As the answer, set down the lines below from the one containing "for (int j0 = 0;" through the one containing "unsigned long long* r", exactly and inclusively, and no others.

===== DATASET EXCERPTS

template <bool DROP, int MT = 256>
__global__ __launch_bounds__(2 * MT, 4) void attn_fwd_small_kernel(const bf16* __restrict__ qkv, const int* __restrict__ keep,
        bf16* __restrict__ out, float* __restrict__ lse, int Tn, int nH,
        uint32_t keep16, uint32_t drop_seed, float inv_keep, unsigned long long* __restrict__ trace) {
    extern __shared__ __attribute__((aligned(16))) char smem[];
    unsigned long long ts[6] = {0, 0, 0, 0, 0, 0};
    ts[0] = __builtin_amdgcn_s_memrealtime();
    constexpr int NW = MT / 32, CROWS = MT / 4;
    const int nchunk = (Tn + CROWS - 1) / CROWS, rows_pad = nchunk * CROWS;
    char* sK = smem;
    char* sV = sK + rows_pad * 128;
    int* sKeep = reinterpret_cast<int*>(sV + rows_pad * 128);
    float* sBias = reinterpret_cast<float*>(sKeep + MT);
    uint32_t* sMask = reinterpret_cast<uint32_t*>(sBias + MT + MT);
    const int tid = threadIdx.x, lane = tid & 63, g = lane >> 4, l15 = lane & 15;
    const int wave = __builtin_amdgcn_readfirstlane(tid >> 6);
    const int h = blockIdx.x % nH, b = blockIdx.x / nH;
    const int D = nH * DH;
    const long ld = 3L * D;
    const bf16* base = qkv + (long)b * Tn * ld + h * DH;
    const int ntile = (Tn + 15) >> 4, npair = (ntile + 1) >> 1;
    const int tA = wave, tB = ntile - 1 - wave;
    const bool work = wave < npair;
    bf16x8 qfA[2], qfB[2];
#pragma unroll
    for (int ks = 0; ks < 2; ++ks) {
        qfA[ks] = zero16<bf16>();
        qfB[ks] = zero16<bf16>();
        if (work) {
            const int qa = 16 * tA + l15, qb = 16 * tB + l15;
            if (qa < Tn) qfA[ks] = *reinterpret_cast<const bf16x8*>(base + (long)qa * ld + ks * 32 + g * 8);
            if (qb < Tn) qfB[ks] = *reinterpret_cast<const bf16x8*>(base + (long)qb * ld + ks * 32 + g * 8);
        }
    }
    const __amdgpu_buffer_rsrc_t rk = rows_rsrc(base + D, ld, Tn), rv = rows_rsrc(base + 2 * D, ld, Tn);
    dma_issue_scalars<MT>(sKeep, keep + (long)b * Tn, 1, Tn, wave, lane);
    dma_issue_chunk<NW, MT>(sK, rk, ld, sV, rv, ld, 0, nchunk, wave, lane);
    dma_issue_chunk<NW, MT>(sK, rk, ld, sV, rv, ld, 1, nchunk, wave, lane);
    if (trace) ts[1] = __builtin_amdgcn_s_memrealtime();
    if constexpr (DROP) gen_keep_mask<2 * MT, MT>(sMask, (uint32_t)(b * nH + h), Tn, drop_seed, keep16, tid);
#pragma unroll
    for (int ks = 0; ks < 2; ++ks)
#pragma unroll
        for (int e = 0; e < 8; ++e) {
            qfA[ks][e] = (bf16)((float)qfA[ks][e] * 0.125f);
            qfB[ks][e] = (bf16)((float)qfB[ks][e] * 0.125f);
        }
    FwdTile st;
#pragma unroll
    for (int i = 0; i < 4; ++i) st.o[i] = f32x4{0.f, 0.f, 0.f, 0.f};
    st.m = -INFINITY;
    st.l = 0.f;
#pragma unroll 1
    for (int jb = 0; jb < nchunk; ++jb) {
        dma_wait_chunk<NW, MT>(jb);
        raw_barrier();
        if (jb < 2) dma_issue_chunk<NW, MT>(sK, rk, ld, sV, rv, ld, jb + 2, nchunk, wave, lane);
        if (jb == 0) {
            if (tid < MT) sBias[tid] = sKeep[tid] != 0 ? 0.f : -INFINITY;
            raw_barrier();
            if (trace) ts[2] = __builtin_amdgcn_s_memrealtime();
        }
#pragma unroll 1
        for (int j0 = jb * CROWS; j0 < (jb + 1) * CROWS; j0 += 64)
            if (work && j0 <= 16 * tB + 15) fwd_small_chunk_any<DROP, MT>(st, sK, sV, sBias, sMask, qfB, tB, j0, lane);
    }
    if (trace) ts[3] = __builtin_amdgcn_s_memrealtime();
    if (work) fwd_small_store(st, tB, lane, b, h, Tn, nH, inv_keep, out, lse);
    if (trace) ts[4] = __builtin_amdgcn_s_memrealtime();
    if (work && tA != tB) {
#pragma unroll
        for (int i = 0; i < 4; ++i) st.o[i] = f32x4{0.f, 0.f, 0.f, 0.f};
        st.m = -INFINITY;
        st.l = 0.f;
#pragma unroll 1
        for (int j0 = 0; j0 <= 16 * tA + 15; j0 += 64) fwd_small_chunk_any<DROP, MT>(st, sK, sV, sBias, sMask, qfA, tA, j0, lane);
        fwd_small_store(st, tA, lane, b, h, Tn, nH, inv_keep, out, lse);
    }
    if (trace && lane == 0) {
        ts[5] = __builtin_amdgcn_s_memrealtime();
        unsigned long long* r = trace + ((long)blockIdx.x * NW + wave) * 8;
        r[0] = ts[0]; r[1] = ts[1]; r[2] = ts[2]; r[3] = ts[3]; r[4] = ts[4]; r[5] = ts[5];
        r[6] = __builtin_amdgcn_s_getreg((4 << 11) | 20);
        r[7] = 1;
    }
}

struct BwdKeys {
// ... 305 lines not shown
#pragma unroll
    for (int dt = 0; dt < 4; ++dt) {
        const bf16x8 ao = ld_ks(sO, q0 + 4 * g, q0 + 16 + 4 * g, dt * 16, lane, bf16());
        const bf16x8 aq = ld_ks(sQ, q0 + 4 * g, q0 + 16 + 4 * g, dt * 16, lane, bf16());
#pragma unroll
        for (int j = 0; j < 2; ++j) {
            mma16(ao, pb[j], st[j].dv[dt]);
            mma16(aq, db[j], st[j].dk[dt]);
        }
    }
}
__device__ __forceinline__ void bwd_small_keys2_store(const BwdKeys (&st)[2], int u, int lane, int b, int h, int Tn, int nH, float inv_keep,
                                                      const int* sKeep, int mt_mask, bf16* __restrict__ dqkv, bool bias, float& ck, float& cv) {
    const int g = lane >> 4, l15 = lane & 15, D = nH * DH;
    const long ld = 3L * D;
    f32x4 fk[4], fv[4];
#pragma unroll
    for (int dt = 0; dt < 4; ++dt) fk[dt] = fv[dt] = f32x4{0.f, 0.f, 0.f, 0.f};
#pragma unroll
    for (int j = 0; j < 2; ++j) {
        const int key = 32 * u + 16 * j + l15;
        const bool kin = key < Tn, kpok = sKeep[key & mt_mask] != 0;
        const float kz = kpok ? 1.f : 0.f, vz = kpok ? inv_keep : 0.f;
        bf16x4 kk[4], vv[4];
#pragma unroll
        for (int dt = 0; dt < 4; ++dt) {
            kk[dt] = bf16x4{(bf16)(st[j].dk[dt][0] * kz), (bf16)(st[j].dk[dt][1] * kz), (bf16)(st[j].dk[dt][2] * kz), (bf16)(st[j].dk[dt][3] * kz)};
            vv[dt] = bf16x4{(bf16)(st[j].dv[dt][0] * vz), (bf16)(st[j].dv[dt][1] * vz), (bf16)(st[j].dv[dt][2] * vz), (bf16)(st[j].dv[dt][3] * vz)};
        }
        if (kin) {
            bf16* dst = dqkv + ((long)b * Tn + key) * ld + h * DH;
#pragma unroll
            for (int dt = 0; dt < 4; ++dt) {
                *reinterpret_cast<bf16x4*>(dst + D + dt * 16 + 4 * g) = kk[dt];
                *reinterpret_cast<bf16x4*>(dst + 2 * D + dt * 16 + 4 * g) = vv[dt];
            }
        }
        if (bias) {
#pragma unroll
            for (int dt = 0; dt < 4; ++dt)
#pragma unroll
                for (int r = 0; r < 4; ++r) {
                    fk[dt][r] += kin ? (float)kk[dt][r] : 0.f;
                    fv[dt][r] += kin ? (float)vv[dt][r] : 0.f;
                }
        }
    }
    if (bias) {
        ck += bias_fold16(fk, l15);
        cv += bias_fold16(fv, l15);
    }
}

==========

▶ **TASK RESPONSE**
        for (int j0 = 0; j0 <= 16 * tA + 15; j0 += 64) fwd_small_chunk_any<DROP, MT>(st, sK, sV, sBias, sMask, qfA, tA, j0, lane);
        fwd_small_store(st, tA, lane, b, h, Tn, nH, inv_keep, out, lse);
    }
    if (trace && lane == 0) {
        ts[5] = __builtin_amdgcn_s_memrealtime();
        unsigned long long* r = trace + ((long)blockIdx.x * NW + wave) * 8;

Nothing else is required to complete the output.